Opening Prayer: Lord Jesus, I look to you with love, confident I will receive all good things from your hands. I open my heart to hear with faith what you want to say to me. Lord, I humbly ask for the grace to grow ever more deeply in sync with you, allowing you to transform my natural vision to a supernatural one.
- Encountering Christ:“Hear and Understand”: How often we esteem others for their words or actions only to be disappointed and surprised by their misbehavior. Jesus taught the crowd that external practices and things people say are not measures of holiness. Only the Lord can judge the heart, and he cautions us to keep our hearts pure so that our mouths speak only the goodness we contain within. “A clean heart create for me, God; renew within me a steadfast spirit” (Psalm 51:12).
- Interiority: Our Lord told the crowd and he says to us, “Hear and understand.” We begin to “hear and understand” when we meditate on Our Lord’s words in Scripture. At first, meditation can require hard work—focusing one’s attention, placing oneself in the presence of God, spending time reflecting on small sections of Scripture at a time. Day by day, God gives us understanding (a gift of the Holy Spirit), opening our ears and our hearts to more deeply know and love him. When we put this effort into our prayer, it’s as if Jesus is making the Sign of the Cross over us, blessing us now and for all eternity.
- Blindness: When the blind lead the blind, both fall into a pit.

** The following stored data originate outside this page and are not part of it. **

+                *reinterpret_cast<float4*>(g_v_prev + i) = gvp;
+                *reinterpret_cast<float4*>(g_vsum_prev + i) = gvsp;
+            }
+        }
     }
 }
 
@@ -290,11 +401,11 @@
 
 extern "C" {
 
-int eas_arsnn_step_fwd(const float* conv_in, const float* conv_rec, const float* v, const float* vsum,
-                       int8_t* seg, int8_t* t_last, float* agg, float* v_out, float* vsum_out, float* spike_out,
-                       float* gate_save, float* vn_save, int8_t* seg_before, int8_t* t_last_before, int t,
-                       int Ts, int readout, int spike_attach, float thresh, float v_reset, int soft_reset, int N,
-                       int C2, int HW, eas_stream_t stream) {
+static int step_fwd(const float* conv_in, const float* conv_rec, const float* v, const float* vsum,
+                    int8_t* seg, int8_t* t_last, float* agg, float* v_out, float* vsum_out, float* spike_out,
+                    float* gate_save, float* vn_save, int8_t* seg_before, int8_t* t_last_before, int t,
+                    int Ts, int readout, int spike_attach, float thresh, float v_reset, int soft_reset, int tail_Tm, int write_zero, int N,
+                    int C2, int HW, eas_stream_t stream) {
     if (!conv_in || !conv_rec || (v == nullptr) != (vsum == nullptr) || !seg || !t_last || !agg || !v_out || !vsum_out || !spike_out)
         return EAS_ERR_INVALID_ARG;
     if (N < 1 || C2 < 1 || HW < 1 || Ts < 1 || t < 0 || readout < 0 || readout > 3) return EAS_ERR_INVALID_ARG;
@@ -303,7 +414,7 @@
          (uintptr_t)v_out | (uintptr_t)vsum_out | (uintptr_t)spike_out | (uintptr_t)gate_save | (uintptr_t)vn_save |
          (uintptr_t)seg_before | (uintptr_t)t_last_before) & 15)
         return EAS_ERR_INVALID_ARG;
-    StepCfg c{t, Ts, readout, spike_attach, soft_reset, thresh, v_reset, 1.0f, (int64_t)C2 * HW, (int64_t)N * C2 * HW};
+    StepCfg c{t, Ts, readout, spike_attach, soft_reset, thresh, v_reset, 1.0f, (int64_t)C2 * HW, (int64_t)N * C2 * HW, tail_Tm, write_zero};
     EAS_CLEAR_ERR();
     EAS_LAUNCH(arsnn_step_fwd_kernel, dim3(eas_grid_1d(c.total / VEC)), dim3(EAS_BLOCK), 0, eas_s(stream), conv_in,
                        conv_rec, v, vsum, seg, t_last, agg, v_out, vsum_out, spike_out, gate_save, vn_save, seg_before,
@@ -312,11 +423,30 @@
     return EAS_OK;
 }
 
-int eas_arsnn_fused_step_fwd(const float* a_in, const float* wr_in, const float* b_in, const float* a_g, const float* wr_g, const float* b_g,
-                             const float* r_const, const float* v, const float* vsum, int8_t* seg, int8_t* t_last, float* agg, float* v_out,
-                             float* vsum_out, float* spike_out, float* gate_save, float* vn_save, int8_t* seg_before, int8_t* t_last_before,
-                             int t, int Ts, int readout, int spike_attach, float thresh, float v_reset, int soft_reset, int N, int H, int W, int k,
-                             eas_stream_t stream) {
+int eas_arsnn_step_fwd(const float* conv_in, const float* conv_rec, const float* v, const float* vsum,
+                       int8_t* seg, int8_t* t_last, float* agg, float* v_out, float* vsum_out, float* spike_out,
+                       float* gate_save, float* vn_save, int8_t* seg_before, int8_t* t_last_before, int t,
+                       int Ts, int readout, int spike_attach, float thresh, float v_reset, int soft_reset, int N,
+                       int C2, int HW, eas_stream_t stream) {
+    return step_fwd(conv_in, conv_rec, v, vsum, seg, t_last, agg, v_out, vsum_out, spike_out, gate_save, vn_save, seg_before, t_last_before, t,
+                    Ts, readout, spike_attach, thresh, v_reset, soft_reset, 0, 0, N, C2, HW, stream);
+}
+
+int eas_arsnn_step_fwd_last(const float* conv_in, const float* conv_rec, const float* v, const float* vsum,
+                            int8_t* seg, int8_t* t_last, float* agg, float* v_out, float* vsum_out, float* spike_out,
+                            float* gate_save, float* vn_save, int8_t* seg_before, int8_t* t_last_before, int Tm,
+                            int Ts, int readout, int spike_attach, float thresh, float v_reset, int soft_reset, int write_zero,
+                            int N, int C2, int HW, eas_stream_t stream) {
+    if (Tm < 1 || readout > 2) return EAS_ERR_INVALID_ARG;
+    return step_fwd(conv_in, conv_rec, v, vsum, seg, t_last, agg, v_out, vsum_out, spike_out, gate_save, vn_save, seg_before, t_last_before,
+                    Tm - 1, Ts, readout, spike_attach, thresh, v_reset, soft_reset, Tm, write_zero != 0, N, C2, HW, stream);
+}
+
+static int fused_step_fwd(const float* a_in, const float* wr_in, const float* b_in, const float* a_g, const float* wr_g, const float* b_g,
+                          const float* r_const, const float* v, const float* vsum, int8_t* seg, int8_t* t_last, float* agg, float* v_out,
+                          float* vsum_out, float* spike_out, float* gate_save, float* vn_save, int8_t* seg_before, int8_t* t_last_before,
+                          int t, int Ts, int readout, int spike_attach, float thresh, float v_reset, int soft_reset, int tail_Tm, int write_zero,
+                          int N, int H, int W, int k, eas_stream_t stream) {
     if (!a_in || !wr_in || (a_g && !wr_g) || (v == nullptr) != (vsum == nullptr) || !seg || !t_last || !agg || !v_out || !vsum_out || !spike_out)
         return EAS_ERR_INVALID_ARG;
     if (N < 1 || H < 1 || W < 1 || Ts < 1 || t < 0 || readout < 0 || readout > 3) return EAS_ERR_INVALID_ARG;
@@ -326,7 +456,7 @@
          (uintptr_t)t_last_before) & 15)
         return EAS_ERR_INVALID_ARG;
     const int HW = H * W;
-    StepCfg c{t, Ts, readout, spike_attach, soft_reset, thresh, v_reset, 1.0f, (int64_t)2 * HW, (int64_t)N * 2 * HW};
+    StepCfg c{t, Ts, readout, spike_attach, soft_reset, thresh, v_reset, 1.0f, (int64_t)2 * HW, (int64_t)N * 2 * HW, tail_Tm, write_zero};
     int tiles = N * ((H + TH - 1) / TH) * ((W + TW - 1) / TW);
     if (tiles > 256 * 6) tiles = 256 * 6;
     hipStream_t st = eas_s(stream);
@@ -350,18 +480,38 @@
     return EAS_OK;
 }
 
-int eas_arsnn_step_bwd(const float* g_v_out, const float* g_vsum_out, const float* g_spike, const float* g_agg,
-                       const float* v_prev, const float* vsum_prev, const float* gate_save, const float* vn_save,
-                       const int8_t* seg_before, const int8_t* t_last_before, float* g_conv, float* g_v_prev,
-                       float* g_vsum_prev, int t, int Ts, int readout, int spike_attach, float thresh,
-                       float v_reset, int soft_reset, float sg_alpha, int N, int C2, int HW, eas_stream_t stream) {
+int eas_arsnn_fused_step_fwd(const float* a_in, const float* wr_in, const float* b_in, const float* a_g, const float* wr_g, const float* b_g,
+                             const float* r_const, const float* v, const float* vsum, int8_t* seg, int8_t* t_last, float* agg, float* v_out,
+                             float* vsum_out, float* spike_out, float* gate_save, float* vn_save, int8_t* seg_before, int8_t* t_last_before,
+                             int t, int Ts, int readout, int spike_attach, float thresh, float v_reset, int soft_reset, int N, int H, int W, int k,
+                             eas_stream_t stream) {
+    return fused_step_fwd(a_in, wr_in, b_in, a_g, wr_g, b_g, r_const, v, vsum, seg, t_last, agg, v_out, vsum_out, spike_out, gate_save, vn_save,
+                          seg_before, t_last_before, t, Ts, readout, spike_attach, thresh, v_reset, soft_reset, 0, 0, N, H, W, k, stream);
+}
+
+int eas_arsnn_fused_step_fwd_last(const float* a_in, const float* wr_in, const float* b_in, const float* a_g, const float* wr_g,
+                                  const float* b_g, const float* r_const, const float* v, const float* vsum, int8_t* seg, int8_t* t_last,
+                                  float* agg, float* v_out, float* vsum_out, float* spike_out, float* gate_save, float* vn_save,
+                                  int8_t* seg_before, int8_t* t_last_before, int Tm, int Ts, int readout, int spike_attach, float thresh,
+                                  float v_reset, int soft_reset, int write_zero, int N, int H, int W, int k, eas_stream_t stream) {
+    if (Tm < 1 || readout > 2) return EAS_ERR_INVALID_ARG;
+    return fused_step_fwd(a_in, wr_in, b_in, a_g, wr_g, b_g, r_const, v, vsum, seg, t_last, agg, v_out, vsum_out, spike_out, gate_save, vn_save,
+                          seg_before, t_last_before, Tm - 1, Ts, readout, spike_attach, thresh, v_reset, soft_reset, Tm, write_zero != 0, N, H, W,
+                          k, stream);
+}
+
+static int step_bwd(const float* g_v_out, const float* g_vsum_out, const float* g_spike, const float* g_agg,
+                    const float* v_prev, const float* vsum_prev, const float* gate_save, const float* vn_save,
+                    const int8_t* seg_before, const int8_t* t_last_before, float* g_conv, float* g_v_prev,
+                    float* g_vsum_prev, int t, int Ts, int readout, int spike_attach, float thresh,
+                    float v_reset, int soft_reset, float sg_alpha, int tail_Tm, int write_zero, int N, int C2, int HW, eas_stream_t stream) {
     if (!g_agg || (v_prev == nullptr) != (vsum_prev == nullptr) || !gate_save || !vn_save || !seg_before || !t_last_before || !g_conv ||
         !g_v_prev || !g_vsum_prev)
         return EAS_ERR_INVALID_ARG;
     if (N < 1 || C2 < 1 || HW < 1 || Ts < 1 || t < 0 || readout < 0 || readout > 3 || !(sg_alpha > 0.f))
         return EAS_ERR_INVALID_ARG;
     StepCfg c{t, Ts, readout, spike_attach, soft_reset, thresh, v_reset, sg_alpha, (int64_t)C2 * HW,
-              (int64_t)N * C2 * HW};
+              (int64_t)N * C2 * HW, tail_Tm, write_zero};
     EAS_CLEAR_ERR();
     EAS_LAUNCH(arsnn_step_bwd_kernel, dim3(eas_grid_1d(c.total)), dim3(EAS_BLOCK), 0, eas_s(stream), g_v_out,
                        g_vsum_out, g_spike, g_agg, v_prev, vsum_prev, gate_save, vn_save, seg_before, t_last_before, g_conv,
@@ -370,6 +520,55 @@
     return EAS_OK;
 }
 
+int eas_arsnn_step_bwd(const float* g_v_out, const float* g_vsum_out, const float* g_spike, const float* g_agg,
+                       const float* v_prev, const float* vsum_prev, const float* gate_save, const float* vn_save,
+                       const int8_t* seg_before, const int8_t* t_last_before, float* g_conv, float* g_v_prev,
+                       float* g_vsum_prev, int t, int Ts, int readout, int spike_attach, float thresh,
+                       float v_reset, int soft_reset, float sg_alpha, int N, int C2, int HW, eas_stream_t stream) {
+    return step_bwd(g_v_out, g_vsum_out, g_spike, g_agg, v_prev, vsum_prev, gate_save, vn_save, seg_before, t_last_before, g_conv, g_v_prev,
+                    g_vsum_prev, t, Ts, readout, spike_attach, thresh, v_reset, soft_reset, sg_alpha, 0, 0, N, C2, HW, stream);
+}
+
+int eas_arsnn_step_bwd_last(const float* g_agg, const float* v_prev, const float* vsum_prev, const float* gate_save,
+                            const float* vn_save, const int8_t* seg_before, const int8_t* t_last_before, float* g_conv,
+                            float* g_v_prev, float* g_vsum_prev, int Tm, int Ts, int readout, int spike_attach, float thresh,
+                            float v_reset, int soft_reset, float sg_alpha, int write_zero, int N, int C2, int HW, eas_stream_t stream) {
+    if (Tm < 1 || readout > 2) return EAS_ERR_INVALID_ARG;
+    return step_bwd(nullptr, nullptr, nullptr, g_agg, v_prev, vsum_prev, gate_save, vn_save, seg_before, t_last_before, g_conv, g_v_prev,
+                    g_vsum_prev, Tm - 1, Ts, readout, spike_attach, thresh, v_reset, soft_reset, sg_alpha, Tm, write_zero != 0, N, C2, HW, stream);
+}
+
+int eas_arsnn_fused_step_bwd(const float* g_stage, const float* wr, const float* g_v_out, const float* g_vsum_out, const float* g_agg,
+                             const float* v_prev, const float* vsum_prev, const float* gate_save, const float* vn_save,
+                             const int8_t* seg_before, const int8_t* t_last_before, float* g_conv, float* g_v_prev, float* g_vsum_prev,
+                             int t, int Ts, int readout, int spike_attach, float thresh, float v_reset, int soft_reset, float sg_alpha,
+                             int N, int H, int W, int k, eas_stream_t stream) {
+    if (!g_stage || !wr || !g_v_out || !g_vsum_out || !g_agg || (v_prev == nullptr) != (vsum_prev == nullptr) || !gate_save || !vn_save ||
+        !seg_before || !t_last_before || !g_conv || !g_v_prev || !g_vsum_prev)
+        return EAS_ERR_INVALID_ARG;
+    if (N < 1 || H < 1 || W < 1 || Ts < 1 || t < 0 || readout < 0 || readout > 3 || !(sg_alpha > 0.f)) return EAS_ERR_INVALID_ARG;
+    if (W % 4 != 0 || (k != 3 && k != 5 && k != 7)) return EAS_ERR_UNSUPPORTED;
+    if (((uintptr_t)g_stage | (uintptr_t)wr | (uintptr_t)g_v_out | (uintptr_t)g_vsum_out | (uintptr_t)v_prev | (uintptr_t)vsum_prev |
+         (uintptr_t)gate_save | (uintptr_t)vn_save | (uintptr_t)seg_before | (uintptr_t)t_last_before | (uintptr_t)g_conv | (uintptr_t)g_v_prev |
+         (uintptr_t)g_vsum_prev) & 15)
+        return EAS_ERR_INVALID_ARG;
+    const int HW = H * W;
+    StepCfg c{t, Ts, readout, spike_attach, soft_reset, thresh, v_reset, sg_alpha, (int64_t)2 * HW, (int64_t)N * 2 * HW, 0, 0};
+    int tiles = N * ((H + TH - 1) / TH) * ((W + TW - 1) / TW);
+    if (tiles > 256 * 6) tiles = 256 * 6;
+    hipStream_t st = eas_s(stream);
+    EAS_CLEAR_ERR();
+#define EAS_FUSED_BWD(K_)                                                                                                              \
+    EAS_LAUNCH((arsnn_fused_step_bwd_kernel<K_>), dim3(tiles), dim3(NT), 0, st, g_stage, wr, g_v_out, g_vsum_out, g_agg, v_prev,       \
+               vsum_prev, gate_save, vn_save, seg_before, t_last_before, g_conv, g_v_prev, g_vsum_prev, c, N, H, W)
+    if (k == 3) EAS_FUSED_BWD(3);
+    else if (k == 5) EAS_FUSED_BWD(5);
+    else EAS_FUSED_BWD(7);
+#undef EAS_FUSED_BWD
+    EAS_CHECK_LAUNCH();
+    return EAS_OK;
+}
+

The evil one can be very active when souls resolve to pray faithfully every day. Most times, an external spiritual director or someone knowledgeable and experienced in the spiritual life can confirm and orient us. Many great saints had equally great spiritual directors. “The Holy Spirit gives to certain of the faithful the gifts of wisdom, faith and discernment for the sake of this common good which is prayer (spiritual direction). Men and women so endowed are true servants of the living tradition of prayer” (CCC 2690). Feeling called to become a spiritual director? Or seeking one? Begin here.
Conversing with Christ: Lord, grant me the grace to recognize your voice and understand your words with supernatural insight.
Resolution: Lord, today by your grace I will examine my judgments about others and seek to rectify anything that is based merely on hearsay or external practice.
For Further Reflection: Thomas H. Green has published numerous books on prayer including Opening to God for beginners, When the Well Runs Dry for those at an intermediate stage, and Drinking from a Dry Well for those advanced in the practice of prayer. A synopsis of “How to Do a Meditation” can be found in The Better Part, by Fr. John Bartunek, on the front and back flap.